Millimeter wave spectrum for 5G cellular networks
The era of operating wireless systems at the millimeter wave spectrum, ranging from 30 GHz to 300 GHz, is coming. With several gigahertz potential spectrum, mmWave will be used for access channels in 5G cellular networks. The Federal Communications Commission (FCC) in the USA has been considering making rules to authorize mobile operations in certain mmWave band with county-size licenses.
MmWave cellular networks will operate in a different manner from conventional cellular systems below 6 GHz: for one thing, measurements reveal different propagation conditions, , e.g. the sensitivity to blockage, at mmWave from those at sub-6 GHz frequencies; for another, mmWave cellular networks will apply different architectures, e.g. analog or hybrid directional beamforming with large arrays, for signal processing.

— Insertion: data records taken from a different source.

template <int TIER>
__global__ __launch_bounds__(TB) void k_route(DevGraph g, DevBatch b, DevParams P, DevWork w) {
  constexpr bool BIG = TIER > 0;
  if (*w.abort) return;
  __shared__ uint32_t lkey[BIG ? 1 : LDS_TABLE_CAP];
  __shared__ unsigned long long llab[BIG ? 1 : LDS_TABLE_CAP];
  __shared__ uint32_t linq[BIG ? 1 : LDS_TABLE_CAP];
  __shared__ uint32_t lfr0[BIG ? 1 : LDS_TABLE_CAP];
  __shared__ uint32_t lfr1[BIG ? 1 : LDS_TABLE_CAP];
  __shared__ int32_t cbuf[CHAIN_BUF * TB];
  __shared__ uint32_t TU[TURN_TABLE];
  __shared__ SearchShared S;
  const int lane = threadIdx.x;
  for (int k = lane; k < TURN_TABLE; k += TB) TU[k] = P.turn_units[k];
  Table T = tier_table<TIER>(w, lkey, llab, linq, lfr0, lfr1);
  auto predof = [&](uint32_t e) {
    const int sx = table_find<BIG>(T, e);
    return sx < 0 ? NONE_PRED : (uint32_t)(Mem<BIG>::ld(&T.lab[sx]) & 0xFFFFFFFFull);
  };
  const SpillRef work = TIER == 2 ? spill_of<CTR_ROUTE_HUGE>(w)
                                  : (BIG ? spill_of<CTR_SEARCH_GLOBAL>(w) : spill_of<CTR_INDEX_MISS>(w));
  const int32_t* list = work.list;
  const int64_t nwork = (int64_t)*work.count;
  if (TIER == 2 && huge_unready(w, nwork, list)) return;
  __syncthreads();
  for (int64_t it = blockIdx.x; it < nwork; it += gridDim.x) {
    const int64_t p = (int64_t)list[it];
    const int32_t q = w.col_prev[p];
    const int2 ci = w.chosen[q], cj = w.chosen[p];
    const int32_t ei = ci.x, ej = cj.x;
    const float oi = __int_as_float(ci.y), oj = __int_as_float(cj.y);
    if (same_edge_step(ei, oi, ej, oj)) {
      if (lane == 0) w.route_dist[p] = same_edge_dist(oi, oj);
      continue;
    }
    const float bound = P.factor * w.gc[p];
    const uint32_t cq = index_cost_bound(bound);
    const int32_t u = src_node(g, ei, oi);
    const uint32_t hin = src_head(g, ei, oi);
    const int labels = ta_search<BIG>(g, TU, T, S, u, hin, cq, lane);
    if (labels < 0) {
      if (lane == 0) {
        if (TIER == 0) {
          spill_push<CTR_SEARCH_GLOBAL>(w, (int32_t)p);
        } else if (TIER == 1) {
          spill_push<CTR_ROUTE_HUGE>(w, (int32_t)p);
        } else {
          huge_overflow(w, p);
        }
      }
      __syncthreads();
      continue;
    }
    unsigned long long st = 0, rl = 0;
    if (w.ctr) ta_counts<BIG>(g, T, cq, lane, st, rl);
    if (lane == 0) {
      const uint32_t key = dst_key(g, ej, oj);
      const int vs = table_find<BIG>(T, key);
      if (vs < 0) {
        atomicCAS(&w.trace_err[w.pt_trace[p]], 0, OTM_TERR_SEARCH_OVERFLOW);
      } else {
        const uint32_t pk = (uint32_t)(Mem<BIG>::ld(&T.lab[vs]) & 0xFFFFFFFFull);
        float d;
        uint32_t units;
        int n;
        chain_sums(g, TU, predof, pk, hin, NO_HEAD, cbuf, d, units, n);
        const int off = atomicAdd(&w.counters_i32[CTR_POOL_USED], n);
        if (off + n > w.pool_cap) {
          w.counters_i32[CTR_POOL_OVER] = 1;
          *w.abort = 1;
          w.path_len[p] = -1;
        } else {
          int k = n;
          for (uint32_t pe = pk; pe != NONE_PRED && k > 0; pe = predof(pe)) w.path_pool[off + (--k)] = (int32_t)pe;
          w.path_off[p] = off;
          w.path_len[p] = n;
        }
        const float start = src_start(g, ei, oi);
        const float sd = start + d;
        w.route_dist[p] = sd + oj;
        if (w.ctr) {
          cadd(&w.ctr->route_searches, 1);
          cadd(&w.ctr->route_nodes_settled, st);
          cadd(&w.ctr->route_edges_relaxed, rl);
          cadd(&w.ctr->route_edges, (unsigned long long)n);
        }
      }
    }
    __syncthreads();
  }
}

struct EAttr {
  float len;
  int32_t seg, seg_pos;
  uint32_t flags;
  int64_t way;
  uint64_t gid;
  float glen;
};

__device__ __forceinline__ uint4 edge_rec(const DevGraph& g, int32_t e) { return g.e_rec[e]; }
__device__ __forceinline__ float rec_len(const uint4& r) { return __uint_as_float(r.x); }
__device__ __forceinline__ int32_t rec_seg(const uint4& r) { return (int32_t)r.y; }
__device__ __forceinline__ int32_t rec_pos(const uint4& r) { return (int32_t)(r.z & 0xFFFFFFu); }
__device__ __forceinline__ uint32_t rec_flags(const uint4& r) { return r.z >> 24; }

__device__ __forceinline__ EAttr edge_attr(const DevGraph& g, int32_t e) {
  const uint4 r = edge_rec(g, e);
  EAttr a;
  a.len = rec_len(r);
  a.seg = rec_seg(r);
  a.seg_pos = a.seg >= 0 ? rec_pos(r) : 0;
  a.flags = rec_flags(r);
  a.way = g.way_tab[r.w];
  a.gid = a.seg >= 0 ? g.g_id[a.seg] : 0ull;
  a.glen = a.seg >= 0 ? g.g_len[a.seg] : 0.0f;
  return a;
}

struct Trav {
  int32_t edge;
  float off0, off1;
  double t0, t1;
  int32_t sh0, sh1;
  EAttr at;
};

template <bool WRITE>
struct SegEmitter {
  DevOut* o;
  int32_t seg_base, way_base;
  int32_t nseg = 0, nway = 0;
  bool has = false;
  Trav first, last;
  int32_t way_start = 0;
  int64_t last_way = 0;

  __device__ void add_way(const EAttr& at) {
    const int64_t way = at.way;
    if (nway > way_start && last_way == way) return;
    if (WRITE) o->way_ids[way_base + nway] = way;
    last_way = way;
    ++nway;
  }
  __device__ void flush() {
    if (!has) return;
    if (WRITE) {
      otm_segment s;
      const int32_t sg = first.at.seg;
      bool sv, ev;
      s.flags = 0u;
      if (sg >= 0) {
        sv = first.off0 == 0.0f && (first.at.flags & OTM_EDGE_SEG_BEGIN_D);
        ev = last.off1 == last.at.len && (last.at.flags & OTM_EDGE_SEG_END_D);
        s.segment_id = (int64_t)first.at.gid;
        s.length = (sv && ev) ? (int32_t)floor((double)first.at.glen + 0.5) : -1;
      } else {
        sv = first.off0 == 0.0f;
        ev = last.off1 == last.at.len;
        s.segment_id = -1;
        s.length = -1;
        if (first.at.flags & OTM_EDGE_INTERNAL_D) s.flags |= OTM_SEG_INTERNAL;
      }
      s.start_time = 0.0;
      s.end_time = 0.0;
      if (sv) {
        s.flags |= OTM_SEG_START_VALID;
        s.start_time = first.t0;
      }
      if (ev) {
        s.flags |= OTM_SEG_END_VALID;
        s.end_time = last.t1;
      }
      s.queue_length = 0;
      s.begin_shape_index = first.sh0;
      s.end_shape_index = last.sh1;
      s.way_off = way_base + way_start;
      s.way_cnt = nway - way_start;
      s.pad = 0u;
      ((otm_segment*)o->segments)[seg_base + nseg] = s;
      o->seg_gidx[seg_base + nseg] = sg;
    }
    ++nseg;
    has = false;
  }
  __device__ void push(const Trav& t) {
    bool join = false;
    if (has) {
      const int32_t s = t.at.seg, ps = last.at.seg;
      if (s >= 0) join = ps == s && t.at.seg_pos == last.at.seg_pos + 1;
      else join = ps < 0 && ((t.at.flags ^ last.at.flags) & OTM_EDGE_INTERNAL_D) == 0;
    }
    if (!join) {
      flush();
      has = true;
      first = t;
      way_start = nway;
    }
    last = t;
    add_way(t.at);
  }
  static constexpr uint32_t OTM_EDGE_INTERNAL_D = 0x01, OTM_EDGE_SEG_BEGIN_D = 0x02, OTM_EDGE_SEG_END_D = 0x04;
};

__device__ __forceinline__ double time_at(double ta, double tb, float x, float R) {
  if (R > 0.0f) return ta + (tb - ta) * ((double)x / (double)R);
  return ta;
}

__device__ __forceinline__ void step_bound(const DevBatch& b, const DevWork& w, int64_t a, int lp, int pl, float R,
                                           double ta, double tb, float x, double& t, int& sh) {
  if (pl - lp < 2) {
    t = time_at(ta, tb, x, R);
    sh = x >= R ? pl : lp;
    return;
  }
  int iL = lp, k = lp + 1;
  float xL = 0.0f, xN = R, run = 0.0f;
  double tL = ta, tN = tb;
  for (; k < pl; ++k) {
    const float v = w.ipos[a + k];
    if (!(v >= run)) continue;
    if (!(v <= x)) break;
    iL = k;
    xL = v;
    tL = b.time[a + k];
    run = v;
  }
  for (; k < pl; ++k) {
    const float v = w.ipos[a + k];
    if (v >= run) {
      xN = v;
      tN = b.time[a + k];
      break;
    }
  }
  sh = R <= x ? pl : iL;
  const float den = xN - xL;
  t = den > 0.0f ? tL + (tN - tL) * ((double)(x - xL) / (double)den) : tL;
}

// ... 630 lines not shown
  }
  if (mode != 2) return 0;
  const double r = floor(sum + 0.5);
  return r >= (double)length ? length : (int32_t)r;
}

__global__ __launch_bounds__(TB) void k_queue(DevBatch b, DevWork w, DevOut o, float kph) {
  if (*w.abort) return;
  const int lane = threadIdx.x;
  for (int32_t t = blockIdx.x; t < b.n_traces; t += gridDim.x) {
    if (w.trace_err[t] != 0) continue;
    const int64_t a = b.trace_off[t];
    const int n = (int)(b.trace_off[t + 1] - a);
    const int32_t ns = o.seg_cnt[t];
    otm_segment* SG = o.segments + (int32_t)o.seg_base[t];
    for (int si = lane; si < ns; si += TB) {
      const otm_segment s = SG[si];
      if (s.segment_id < 0 || s.length < 0 || n <= 0) continue;
      SG[si].queue_length =
          queue_walk(b, w, a, n, s.begin_shape_index, s.end_shape_index, s.start_time, s.end_time, s.length, (double)kph);
    }
  }
}

__device__ __forceinline__ bool in_lv(const int64_t* lv, int n, int64_t x) {
  for (int k = 0; k < n; ++k)
    if (lv[k] == x) return true;
  return false;
}

#ifndef OTM_REPORT_WAVES
#define OTM_REPORT_WAVES 1
#endif
constexpr int32_t REPW_MAX_TRACES = 2 * 8 * 4 * 256;
__device__ int report_walk(int32_t t, const DevBatch& b, const DevReportCfg& rc, const DevWork& w,
                           const otm_segment* S, otm_trace_result& r, otm_report_rec* REP) {
  r.code = 200;
  r.rep_cnt = 0;
  r.shape_used = -1;
  r.successful_count = r.unreported_count = r.discontinuities = r.invalid_speeds = r.unassociated = 0;
  r.successful_length = r.unreported_length = -1;
  if (r.error_kind != 0) {
    r.code = 500;
    return 0;
  }
  const double end_time = b.time[b.trace_off[t + 1] - 1];
  auto ST = [&](const otm_segment& s) { return (s.flags & OTM_SEG_START_VALID) ? s.start_time : -1.0; };
  auto ET = [&](const otm_segment& s) { return (s.flags & OTM_SEG_END_VALID) ? s.end_time : -1.0; };
  auto ST_INT = [&](const otm_segment& s) {
    return !(s.flags & OTM_SEG_START_VALID) || (s.flags & OTM_SEG_START_INT) != 0u;
  };
  auto ET_INT = [&](const otm_segment& s) { return !(s.flags & OTM_SEG_END_VALID) || (s.flags & OTM_SEG_END_INT) != 0u; };
  int last_idx = r.seg_cnt - 1;
  while (last_idx >= 0 && end_time - ST(S[last_idx]) < rc.threshold_sec) --last_idx;
  r.shape_used = last_idx >= 0 ? S[last_idx].begin_shape_index : -1;
  bool have = false, first = true;
  int prior = -1;
  int64_t prior_level = -1;
  int nrep = 0;
  int zerodiv = 0;
  for (int idx = 0; idx <= last_idx; ++idx) {
    const otm_segment& s = S[idx];
    const bool internal = (s.flags & OTM_SEG_INTERNAL) != 0;
    if (idx != 0 && ST(s) == -1.0 && ET(S[idx - 1]) == -1.0) r.discontinuities++;
    const int64_t level = s.segment_id >= 0 ? (s.segment_id & 7) : -1;
    if (have && S[prior].segment_id >= 0 && S[prior].length > 0 && !internal) {
      const otm_segment& ps = S[prior];
      if (in_lv(rc.report_levels, rc.n_report, prior_level)) {
        const bool trans = in_lv(rc.transition_levels, rc.n_transition, level);
        const double t0 = ST(ps);
        const double t1 = trans ? ST(s) : ET(ps);
        const bool t0_int = ST_INT(ps);
        const bool t1_int = trans ? ST_INT(s) : ET_INT(ps);
        const double den = t1 - t0;
        if (den == 0.0) {
          zerodiv = t0_int && t1_int ? OTM_TERR_ZERODIV_INT : OTM_TERR_ZERODIV;
          break;
        }
        const double speed = ((double)ps.length / den) * 3.6;
        if (speed < 200.0) {
          otm_report_rec rep;
          rep.id = ps.segment_id;
          rep.next_id = (trans && s.segment_id >= 0) ? s.segment_id : -1;
          rep.t0 = t0;
          rep.t1 = t1;
          rep.flags = (t1_int ? OTM_REP_T1_INT : 0u) | (t0_int ? OTM_REP_T0_INT : 0u);
          rep.length = ps.length;
          rep.queue_length = ps.queue_length;
          rep.pad = (uint32_t)prior;
          REP[nrep++] = rep;
          r.successful_count++;
          r.successful_length = ps.length;
        } else {
          r.invalid_speeds++;
        }
      } else {
        r.unreported_count++;
        r.unreported_length = ps.length;
      }
    }
    if (!(internal && !first)) {
      prior = idx;
      prior_level = level;
      have = true;
    }
    first = false;
    if (s.segment_id < 0 && !internal) r.unassociated++;
  }
  if (zerodiv) {
    r.code = 500;
    r.error_kind = zerodiv;
    r.shape_used = -1;
    r.successful_count = r.unreported_count = r.discontinuities = r.invalid_speeds = r.unassociated = 0;
    r.successful_length = r.unreported_length = -1;
    return 0;
  }
  return nrep;
}

__device__ __forceinline__ void report_hist(const DevOut& o, int32_t seg_off, otm_report_rec& rep) {
  const int32_t ps = (int32_t)rep.pad;
  rep.pad = 0u;
  if (!o.hist) return;
  const double speed = ((double)rep.length / (rep.t1 - rep.t0)) * 3.6;
  const bool t1_minus1 = (rep.flags & OTM_REP_T1_INT) && rep.t1 == -1.0;
  const int32_t gi = o.seg_gidx[seg_off + ps];
  if (t1_minus1 || !(speed >= 0.0) || gi < 0) return;
  int bin = (int)(speed / (double)o.bin_kph);
  bin = bin < 0 ? 0 : (bin >= o.nbins ? o.nbins - 1 : bin);
  atomicAdd(&o.hist[(size_t)gi * o.nbins + bin], 1u);
  if (o.speed_sum) {
    atomicAdd(&o.speed_sum[gi], (unsigned long long)(speed * 1000.0 + 0.5));
  }
}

Consequently, new mathematical models are required for analyzing mmWave cellular networks, as previous ones for low frequencies do not directly apply.
Our group has made breakthroughs in building up analytical models for mmWave cellular networks, using stochastic geometry. The proposed model takes account for key mmWave features, including the blockage effects from buildings and human bodies, and the use of directional beamforming. Based on the model, the distributions of the SINR and rate in mmWave cellular systems were derived in analytical expressions. The results showed that given the blockage distributions, the mmWave performance is much sensitive to the base station density: comparable SINR coverage to that in the low frequency system can be achieved with sufficient base station density, which translates into much higher rate due to the larger bandwidth.
Another application of the mmWave system model is to compare the performance of massive MIMO in sub-6 GHz and mmWave bands using a common framework. Our analysis showed that in terms of the throughput per unit area, the optimal carrier frequency to deploy massive MIMO depends on the base station density: mmWave outperforms in dense base station networks, while its performance degrades with sparse base stations due to the coverage holes resulted from blockage effects.